Starting with Workforce Issues

This chart from a recent report from global health care consulting firm, Mercer, depicts what many have written about: There is a huge gap between the availability of a home health aide/personal care workforce and patient need. Massachusetts is among the states expected to feel it the most, and the graphic speaks to how much has to be done in this area.

Home health agencies – dependent on heavily regulated Medicare and Medicaid funding for most of their services – are increasingly unable to offer wage and benefit packages that allow them to compete within the health-care or service-delivery sectors. Added business costs such as the state’s EMAC assessment and mandated paid sick leave make it harder for private home care companies to keep costs affordable and attract workers. Already, many report more demand than they have the workforce to meet.

To ensure an available, productive, and healthy workforce we support:

  • Repealing the onerous EMAC assessment on agencies whose workers access public insurance (Medicaid);
  • Providing premium assistance or pooled purchasing of health insurance for direct care workers;
  • Adequately adjusting Medicaid reimbursements to cover living wages and benefits; and
  • Investing now in the creation of a meaningful, long-term care workforce training, with nurse and aide training funds.

Looking at Technology

There are many who think some of the workforce demand can be offset with the new technologies emerging to support aging at home. These include sensor devices that can detect a multiplicity of conditions and situations including missed meals or medications, a problematic change in weight or blood pressure, or a fall. According to a recent report by the MA state Auditor’s office:

The potential for technological change to impact the labor requirements for home health/direct care workers is considerable. As low cost technologically-based products become available it is likely that these emerging products and services will serve as both substitutes for and complements to home health/direct care occupations.

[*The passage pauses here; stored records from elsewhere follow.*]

+__global__ void __launch_bounds__(256, 3) cross_term_fold_kernel(CrossTermArgs<F> a) {
+    F u1 = load_fe<F>(a.u1), r = F::zero();
+    if (FOLD) {
+        r = load_fe<F>(a.r);
+        u1 = u1 + r * load_fe<F>(a.u1 + 1);
+    }
+    const F u2 = load_fe<F>(a.u2);
+    if (blockIdx.x == 0 && threadIdx.x == 0) { store_fe(a.u_next, u1); store_fe(a.u_next + 1, u2); }
+    for (size_t i = (size_t)blockIdx.x * blockDim.x + threadIdx.x; i < a.n; i += (size_t)gridDim.x * blockDim.x) {
         WideAcc<typename F::Params> acc;
         acc.clear();
-        acc.mul_acc(load_fe<F>(az1 + i), load_fe<F>(bz2 + i));
-        acc.mul_acc(load_fe<F>(az2 + i), load_fe<F>(bz1 + i));
-        F pos = acc.reduce();
+        {
+            F az1 = load_fe<F>(a.mv1[0] + i);
+            if (FOLD) { az1 = az1 + r * load_fe<F>(a.mvp[0] + i); store_fe(a.mv1[0] + i, az1); }
+            acc.mul_acc(az1, load_fe<F>(a.mv2[1] + i));
+        }
+        {
+            F bz1 = load_fe<F>(a.mv1[1] + i);
+            if (FOLD) { bz1 = bz1 + r * load_fe<F>(a.mvp[1] + i); store_fe(a.mv1[1] + i, bz1); }
+            acc.mul_acc(load_fe<F>(a.mv2[0] + i), bz1);
+        }
+        const F pos = acc.reduce();
         WideAcc<typename F::Params> neg;
         neg.clear();
-        neg.mul_acc(u1, load_fe<F>(cz2 + i));
-        neg.mul_acc(u2, load_fe<F>(cz1 + i));
-        store_fe(t + i, pos - neg.reduce());
+        neg.mul_acc(u1, load_fe<F>(a.mv2[2] + i));
+        {
+            F cz1 = load_fe<F>(a.mv1[2] + i);
+            if (FOLD) { cz1 = cz1 + r * load_fe<F>(a.mvp[2] + i); store_fe(a.mv1[2] + i, cz1); }
+            neg.mul_acc(u2, cz1);
+        }
+        store_fe(a.t + i, pos - neg.reduce());
     }
 }
 
@@ -40,11 +67,12 @@
     F *dst[5];
     const F *src[5];
     size_t end[5];
+    int nv;
 };
 template <class F>
 __global__ void __launch_bounds__(256) fold_axpy_kernel(FoldAxpyArgs<F> a, const F *__restrict__ rp) {
     const F r = load_fe<F>(rp);
-    const size_t total = a.end[4];
+    const size_t total = a.end[a.nv - 1];
     for (size_t i = (size_t)blockIdx.x * blockDim.x + threadIdx.x; i < total; i += (size_t)gridDim.x * blockDim.x) {
         int v = 0;
         while (i >= a.end[v]) v++;
diff --git a/lurk-beta_b200/csrc/foldctx_inst.cu b/lurk-beta_b200/csrc/foldctx_inst.cu
--- a/lurk-beta_b200/csrc/foldctx_inst.cu
+++ b/lurk-beta_b200/csrc/foldctx_inst.cu
@@ -49,10 +49,11 @@
     int D = 2;
     lurk_msm_ctx *ckW[FOLD_MAX_DEPTH] = {nullptr, nullptr, nullptr, nullptr};
     lurk_msm_ctx *ckT = nullptr, *ckChk = nullptr, *ckChkW = nullptr, *ckWbase = nullptr;
-    DevBuf z1, e1, T, mv1[3], z2[FOLD_MAX_DEPTH], mv2[FOLD_MAX_DEPTH][3];
+    DevBuf z1, e1, T[FOLD_MAX_DEPTH], mv1[3], z2[FOLD_MAX_DEPTH], mv2[FOLD_MAX_DEPTH][3];
     DevBuf csr_rp[3], csr_col[3], csr_val[3];
     CsrDev csr[3];
     DevBuf ro_img, step_consts[FOLD_MAX_DEPTH], r_dev, seq_dev, rec_dev[FOLD_MAX_DEPTH + 1], run_pts, xchg, bad_dev, dummy_w, dummy_p;
+    DevBuf u_ring;
     bool dummy_ready = false;
     Rec *h_rec[FOLD_MAX_DEPTH + 1] = {nullptr, nullptr, nullptr, nullptr, nullptr};
     void *h_glue[FOLD_MAX_DEPTH] = {nullptr, nullptr, nullptr, nullptr};
@@ -68,11 +69,15 @@
     XchgBuf<Fb> *peers[FOLD_MAX_WORLD];
     bool peers_open[FOLD_MAX_WORLD];
     bool peers_set = false;
-    cudaStream_t sH = nullptr, sK[3] = {nullptr, nullptr, nullptr}, sA = nullptr, sB = nullptr, sC = nullptr, sT = nullptr;
+    cudaStream_t sH = nullptr, sK[3] = {nullptr, nullptr, nullptr}, sA = nullptr, sB = nullptr, sC = nullptr, sT = nullptr, sW = nullptr;
     bool partitioned = false;
     cudaEvent_t ev_h2d[FOLD_MAX_DEPTH], ev_slot[FOLD_MAX_DEPTH][3], ev_cw[FOLD_MAX_DEPTH], ev_A[FOLD_MAX_DEPTH], ev_fold[FOLD_MAX_DEPTH],
-        ev_chal[FOLD_MAX_DEPTH + 1], ev_done[FOLD_MAX_DEPTH + 1];
+        ev_side[FOLD_MAX_DEPTH], ev_chal[FOLD_MAX_DEPTH + 1], ev_done[FOLD_MAX_DEPTH + 1];
     bool fold_recorded[FOLD_MAX_DEPTH] = {false, false, false, false};
+    bool side_recorded[FOLD_MAX_DEPTH] = {false, false, false, false};
+    int pending = -1;
+    int u_slot = 0;
+    int last_t = 0;
     bool a_recorded[FOLD_MAX_DEPTH] = {false, false, false, false};
     bool b_pending[FOLD_MAX_DEPTH + 1] = {false, false, false, false, false};
     bool running_set = false;
@@ -85,7 +90,7 @@
     FoldCtx() {
         for (int p = 0; p < FOLD_MAX_WORLD; p++) { peers[p] = nullptr; peers_open[p] = false; }
         for (int b = 0; b < FOLD_MAX_DEPTH; b++) {
-            ev_h2d[b] = ev_cw[b] = ev_A[b] = ev_fold[b] = nullptr;
+            ev_h2d[b] = ev_cw[b] = ev_A[b] = ev_fold[b] = ev_side[b] = nullptr;
             for (int k = 0; k < 3; k++) ev_slot[b][k] = nullptr;
         }
         for (int b = 0; b <= FOLD_MAX_DEPTH; b++) ev_chal[b] = ev_done[b] = nullptr;
@@ -101,7 +106,7 @@
             if (h_glue[b]) cudaFreeHost(h_glue[b]);
             if (h_x2[b]) cudaFreeHost(h_x2[b]);
             if (h_ro[b]) cudaFreeHost(h_ro[b]);
-            for (cudaEvent_t e : {ev_h2d[b], ev_cw[b], ev_A[b], ev_fold[b], ev_slot[b][0], ev_slot[b][1], ev_slot[b][2]})
+            for (cudaEvent_t e : {ev_h2d[b], ev_cw[b], ev_A[b], ev_fold[b], ev_side[b], ev_slot[b][0], ev_slot[b][1], ev_slot[b][2]})
                 if (e) cudaEventDestroy(e);
         }
         for (int b = 0; b <= FOLD_MAX_DEPTH; b++) {
@@ -116,7 +121,7 @@
         for (auto &sb : batches)
             for (int b = 0; b < FOLD_MAX_DEPTH; b++)
                 if (sb->h_pre[b]) cudaFreeHost(sb->h_pre[b]);
-        for (cudaStream_t s : {sH, sK[0], sK[1], sK[2], sA, sB, sC, partitioned ? sT : (cudaStream_t) nullptr})
+        for (cudaStream_t s : {sH, sK[0], sK[1], sK[2], sA, sB, sC, sW, partitioned ? sT : (cudaStream_t) nullptr})
             if (s) cudaStreamDestroy(s);
         green_destroy();
     }
@@ -140,7 +145,7 @@
                 if (g) fn((CUgreenCtx)g);
         green[0] = green[1] = nullptr;
     }
-    int green_streams(int tiny_sms, cudaStream_t *tiny, int n_tiny, cudaStream_t *big_hi, cudaStream_t *big_lo, int n_lo) {
+    int green_streams(int tiny_sms, cudaStream_t *tiny, int n_tiny, cudaStream_t *big_hi, int n_hi, cudaStream_t *big_lo, int n_lo) {
         typedef CUresult (*get_res_t)(CUdevice, CUdevResource *, CUdevResourceType);
         typedef CUresult (*split_t)(CUdevResource *, unsigned *, const CUdevResource *, CUdevResource *, unsigned, unsigned);
         typedef CUresult (*gen_desc_t)(CUdevResourceDesc *, CUdevResource *, unsigned);
@@ -163,7 +168,7 @@
         partition_sms[1] = (int)rest.sm.smCount;
         int rc = 0;
         for (int k = 0; k < n_tiny; k++) rc |= green_stream((CUstream *)(tiny + k), (CUgreenCtx)green[0], CU_STREAM_NON_BLOCKING, -1);
-        rc |= green_stream((CUstream *)big_hi, (CUgreenCtx)green[1], CU_STREAM_NON_BLOCKING, -1);
+        for (int k = 0; k < n_hi; k++) rc |= green_stream((CUstream *)(big_hi + k), (CUgreenCtx)green[1], CU_STREAM_NON_BLOCKING, -1);
         for (int k = 0; k < n_lo; k++) rc |= green_stream((CUstream *)(big_lo + k), (CUgreenCtx)green[1], CU_STREAM_NON_BLOCKING, 0);
         if (rc) { green_destroy(); return LURK_ERR_CUDA; }
         return LURK_OK;
@@ -214,12 +219,13 @@
         int lo = 0, hi = 0;
         LURK_CUDA_TRY(cudaDeviceGetStreamPriorityRange(&lo, &hi));
         if (c.latency_sms > 0) {
-            cudaStream_t tiny[2] = {nullptr, nullptr}, big_lo[4] = {nullptr, nullptr, nullptr, nullptr};
-            if (green_streams(c.latency_sms, tiny, 2, &sB, big_lo, 4) != LURK_OK) {
+            cudaStream_t tiny[2] = {nullptr, nullptr}, big_hi[2] = {nullptr, nullptr}, big_lo[4] = {nullptr, nullptr, nullptr, nullptr};
+            if (green_streams(c.latency_sms, tiny, 2, big_hi, 2, big_lo, 4) != LURK_OK) {
                 set_error("SM partitioning (green contexts) is not available on this driver");
                 return LURK_ERR_CUDA;
             }
             sT = tiny[0]; sC = tiny[1];
+            sB = big_hi[0]; sW = big_hi[1];
             sK[0] = big_lo[0]; sK[1] = big_lo[1]; sK[2] = big_lo[2]; sA = big_lo[3];
             partitioned = true;
         } else {
@@ -227,6 +233,7 @@
             for (int k = 0; k < 3; k++) LURK_CUDA_TRY(cudaStreamCreateWithPriority(&sK[k], cudaStreamNonBlocking, lo));
             LURK_CUDA_TRY(cudaStreamCreateWithPriority(&sA, cudaStreamNonBlocking, lo));
             LURK_CUDA_TRY(cudaStreamCreateWithPriority(&sC, cudaStreamNonBlocking, lo));
+            LURK_CUDA_TRY(cudaStreamCreateWithPriority(&sW, cudaStreamNonBlocking, hi));
             sT = sB;
         }
         LURK_CUDA_TRY(cudaStreamCreateWithPriority(&sH, cudaStreamNonBlocking, lo));
@@ -241,17 +248,18 @@
         auto mkev = [](cudaEvent_t *e) { return cudaEventCreateWithFlags(e, cudaEventDisableTiming); };
         for (int b = 0; b < D; b++) {
             LURK_CUDA_TRY(mkev(&ev_h2d[b])); LURK_CUDA_TRY(mkev(&ev_cw[b])); LURK_CUDA_TRY(mkev(&ev_A[b])); LURK_CUDA_TRY(mkev(&ev_fold[b]));
+            LURK_CUDA_TRY(mkev(&ev_side[b]));
             for (int k = 0; k < 3; k++) LURK_CUDA_TRY(mkev(&ev_slot[b][k]));
         }
         for (int b = 0; b <= D; b++) { LURK_CUDA_TRY(mkev(&ev_chal[b])); LURK_CUDA_TRY(mkev(&ev_done[b])); }
 
         LURK_TRY(z1.alloc(nz * sizeof(Fs)));
         LURK_TRY(e1.alloc((size_t)c.n_rows * sizeof(Fs)));
-        LURK_TRY(T.alloc((size_t)c.n_rows * sizeof(Fs)));
         for (int m = 0; m < 3; m++) LURK_TRY(mv1[m].alloc((size_t)c.n_rows * sizeof(Fs)));
         const Fs one = Fs::one();
         for (int b = 0; b < D; b++) {
             LURK_TRY(z2[b].alloc(nz * sizeof(Fs)));
+            LURK_TRY(T[b].alloc((size_t)c.n_rows * sizeof(Fs)));
             LURK_CUDA_TRY(cudaMemset(z2[b].p, 0, nz * sizeof(Fs)));
             LURK_CUDA_TRY(cudaMemcpy(z2[b].as<Fs>() + c.n_w, &one, sizeof(Fs), cudaMemcpyHostToDevice));
             for (int m = 0; m < 3; m++) LURK_TRY(mv2[b][m].alloc((size_t)c.n_rows * sizeof(Fs)));
@@ -270,6 +278,8 @@
             memset(h_rec[b], 0, sizeof(Rec));
         }
         LURK_TRY(r_dev.alloc(sizeof(Fs)));
+        LURK_TRY(u_ring.alloc(4 * sizeof(Fs)));
+        LURK_CUDA_TRY(cudaMemset(u_ring.p, 0, 4 * sizeof(Fs)));
         LURK_TRY(seq_dev.alloc(sizeof(unsigned long long)));
         LURK_CUDA_TRY(cudaMemset(seq_dev.p, 0, sizeof(unsigned long long)));
         LURK_TRY(run_pts.alloc(2 * sizeof(Pt)));
@@ -424,9 +434,13 @@
             p = batches[which]->d_pre[b].p; n = batches[which]->bytes();
         } else if (which == FOLD_BUF_W2) { LURK_TRY(chk_b(b)); p = z2[b].p; n = nz * 32; }
         else if (which == FOLD_BUF_RO) { LURK_TRY(chk_b(b)); p = step_consts[b].p; n = FOLD_RO_RATE * 32; }
-        else if (which == FOLD_BUF_T) { p = T.p; n = (size_t)cfg.n_rows * 32; }
-        else if (which == FOLD_BUF_Z1) { p = z1.p; n = nz * 32; }
-        else if (which == FOLD_BUF_E1) { p = e1.p; n = (size_t)cfg.n_rows * 32; }
+        else if (which == FOLD_BUF_T) { p = T[last_t].p; n = (size_t)cfg.n_rows * 32; }
+        else if (which == FOLD_BUF_Z1 || which == FOLD_BUF_E1) {
+            LURK_TRY(flush());
+            LURK_TRY(sync());
+            if (which == FOLD_BUF_Z1) { p = z1.p; n = nz * 32; }
+            else { p = e1.p; n = (size_t)cfg.n_rows * 32; }
+        }
         else { set_error("no device buffer %d", which); return LURK_ERR_ARG; }
         if (ptr) *ptr = p;
         if (bytes) *bytes = n;
@@ -485,6 +499,7 @@
     }
     int set_running(const uint8_t *w, const uint8_t *e, const uint8_t *u, const uint8_t *x, const uint8_t *comm_w, const uint8_t *comm_e,
                     int fmt) override {
+        LURK_TRY(flush());
         LURK_TRY(sync());
         LURK_TRY(upload_vec(z1.p, w, cfg.n_w, fmt));
         LURK_TRY(upload_vec(z1.as<Fs>() + cfg.n_w, u, 1, fmt));
@@ -515,6 +530,7 @@
         return LURK_OK;
     }
     int get_running(uint8_t *w, uint8_t *e, uint8_t *u, uint8_t *x, uint8_t *comm_w, uint8_t *comm_e, int fmt) override {
+        LURK_TRY(flush());
         LURK_TRY(sync());
         LURK_TRY(download_vec(w, z1.p, cfg.n_w, fmt));
         LURK_TRY(download_vec(u, z1.as<Fs>() + cfg.n_w, 1, fmt));
@@ -574,9 +590,10 @@
         static const bool skip_a = getenv("LURK_FOLD_SKIP_STAGE_A") != nullptr;
         if (skip_a && !staged && a_recorded[b]) return LURK_OK;
         if (!staged && fmt != LURK_FMT_MONTGOMERY) { set_error("device-resident inputs are Montgomery form"); return LURK_ERR_ARG; }
+        if (pending == b) LURK_TRY(flush());
         Fs *W2 = z2[b].as<Fs>();
         unsigned k = 0;
-        if (fold_recorded[b]) LURK_CUDA_TRY(cudaStreamWaitEvent(sH, ev_fold[b], 0));
+        if (side_recorded[b]) LURK_CUDA_TRY(cudaStreamWaitEvent(sH, ev_side[b], 0));
         if (staged) {
             for (auto &sb : batches)
                 if (sb->count) LURK_CUDA_TRY(cudaMemcpyAsync(sb->d_pre[b].p, sb->h_pre[b], sb->bytes(), cudaMemcpyHostToDevice, sH));
@@ -626,6 +643,7 @@
         k += ckW[b]->last_launches;
         LURK_CUDA_TRY(cudaEventRecord(ev_cw[b], partitioned ? sT : sK[0]));
         for (int s = 0; s < 3; s++) LURK_CUDA_TRY(cudaStreamWaitEvent(sA, ev_slot[b][s], 0));
+        if (fold_recorded[b]) LURK_CUDA_TRY(cudaStreamWaitEvent(sA, ev_fold[b], 0));
         if (cfg.n_rows) {
             spmv3_kernel<Fs><<<dim3(fold_grid(cfg.n_rows, 256, 8), 3), 256, 0, sA>>>(csr[0], csr[1], csr[2], cfg.n_rows, z2[b].as<Fs>(), mv2[b][0].as<Fs>(),
                                                                                     mv2[b][1].as<Fs>(), mv2[b][2].as<Fs>());
@@ -672,6 +690,7 @@
         LURK_TRY(need_peers());
         if (!a_recorded[b]) { set_error("buffer %d: stage A has not been enqueued", b); return LURK_ERR_ARG; }
         if (b_pending[b]) { set_error("buffer %d: result not collected", b); return LURK_ERR_ARG; }
+        LURK_TRY(flush());
         LURK_CUDA_TRY(cudaStreamWaitEvent(sB, ev_A[b], 0));
         LURK_CUDA_TRY(cudaMemcpyAsync(z1.p, z2[b].p, nz * sizeof(Fs), cudaMemcpyDeviceToDevice, sB));
         LURK_CUDA_TRY(cudaMemsetAsync(e1.p, 0, (size_t)cfg.n_rows * sizeof(Fs), sB));
@@ -684,7 +703,8 @@
         LURK_CUDA_TRY(cudaEventRecord(ev_chal[b], sT));
         if (sT != sB) LURK_CUDA_TRY(cudaStreamWaitEvent(sB, ev_chal[b], 0));
         LURK_CUDA_TRY(cudaEventRecord(ev_fold[b], sB));
-        fold_recorded[b] = true;
+        LURK_CUDA_TRY(cudaEventRecord(ev_side[b], sB));
+        fold_recorded[b] = side_recorded[b] = true;
         LURK_CUDA_TRY(cudaStreamWaitEvent(sC, ev_chal[b], 0));
         fold_commitments_kernel<C><<<1, 64, 0, sC>>>(run_pts.as<Pt>(), run_pts.as<Pt>() + 1, rec_dev[b].as<Rec>(), 1);
         LURK_CUDA_TRY(cudaGetLastError());
@@ -710,15 +730,36 @@
             k++;
         }
         mv1_valid = true;
+        if (side_recorded[b]) LURK_CUDA_TRY(cudaStreamWaitEvent(sB, ev_side[b], 0));
         LURK_CUDA_TRY(cudaStreamWaitEvent(sB, ev_A[b], 0));
+        const int pb = pending;
         if (rows) {
-            cross_term_dev_kernel<Fs><<<fold_grid(rows, 256, 8), 256, 0, sB>>>(mv1[0].as<Fs>(), mv1[1].as<Fs>(), mv1[2].as<Fs>(), mv2[b][0].as<Fs>(),
-                                                                              mv2[b][1].as<Fs>(), mv2[b][2].as<Fs>(), z1.as<Fs>() + cfg.n_w,
-                                                                              z2[b].as<Fs>() + cfg.n_w, rows, T.as<Fs>());
+            CrossTermArgs<Fs> ct;
+            Fs *ring = u_ring.as<Fs>();
+            for (int m = 0; m < 3; m++) {
+                ct.mv1[m] = mv1[m].as<Fs>();
+                ct.mvp[m] = pb >= 0 ? mv2[pb][m].as<Fs>() : nullptr;
+                ct.mv2[m] = mv2[b][m].as<Fs>();
+            }
+            ct.r = pb >= 0 ? &rec_dev[pb].as<Rec>()->r : nullptr;
+            ct.u1 = pb >= 0 ? ring + 2 * (u_slot ^ 1) : z1.as<Fs>() + cfg.n_w;
+            ct.u2 = z2[b].as<Fs>() + cfg.n_w;
+            ct.u_next = ring + 2 * u_slot;
+            ct.n = rows;
+            ct.t = T[b].as<Fs>();
+            if (pb >= 0) cross_term_fold_kernel<Fs, true><<<fold_grid(rows, 256, 8), 256, 0, sB>>>(ct);
+            else cross_term_fold_kernel<Fs, false><<<fold_grid(rows, 256, 8), 256, 0, sB>>>(ct);
             k++;
         }
-        LURK_TRY(msm_launch<C>(ckT, T.p, rows, LURK_FMT_MONTGOMERY, sB, false));
+        u_slot ^= 1;
+        if (pb >= 0) {
+            LURK_CUDA_TRY(cudaEventRecord(ev_fold[pb], sB));
+            fold_recorded[pb] = true;
+            pending = -1;
+        }
+        LURK_TRY(msm_launch<C>(ckT, T[b].p, rows, LURK_FMT_MONTGOMERY, sB, false));
         k += rows ? ckT->last_launches : 0;
+        last_t = b;
         if (sT != sB && !rows) {
             LURK_CUDA_TRY(cudaEventRecord(ev_chal[b], sB));
             LURK_CUDA_TRY(cudaStreamWaitEvent(sT, ev_chal[b], 0));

Most of these technological devices require a receiver to get and act on the collected data. While in some cases this may be a family member, it should also be noted that home care agencies are appropriately poised to be the monitor of remotely transmitted systems, sending a nurse or aide to visit only as indicated. As workforce issues intensify, we would like to see and support:

  • More insurance coverage, including Medicare and Medicaid for remote monitoring devices
  • More modeling of partnerships between private home care companies and technology vendors to test the market for, and price, care extender technologies as part of a private home care plan of care.

Home Care Month is a time to honor the contributions of home health workers who are the lifeline to health care for some many home-bound elders, for isolated and struggling families and for the disabled. Let’s also use this opportunity to listen to and respond to their needs.

Return to www.thinkhomecare.org.


Talking Home Care: Eric Scharber on Workforce Challenges: “Whoever Has the Talent Is Going to Win”

May 22, 2018
Eric Scharber of Exact Recruiting

Eric Scharber

For the sixth episode of the Talking Home Care podcast, Pat Kelleher talks recruiting and retention with Eric Scharber, a principal of Exact Recruiting. Topics include:

  • The advantages to employers of focusing on retention as much as recruiting
  • How small changes in retention can make a real difference to an agency’s bottom line
  • Why offering staff development is sometimes more important than pay increases
  • The challenges (and opportunities) of hiring Millennials
  • How to get graduating nurses and therapists to consider careers in home care and hospice
  • The specific challenges of retaining non-medical caregivers such as CNAs and home health aides

You may listen to the podcast by clicking the play button above, downloading it directly, or subscribing through iTunes or Google Play. (Length: 28’30”; Size: 15 MB).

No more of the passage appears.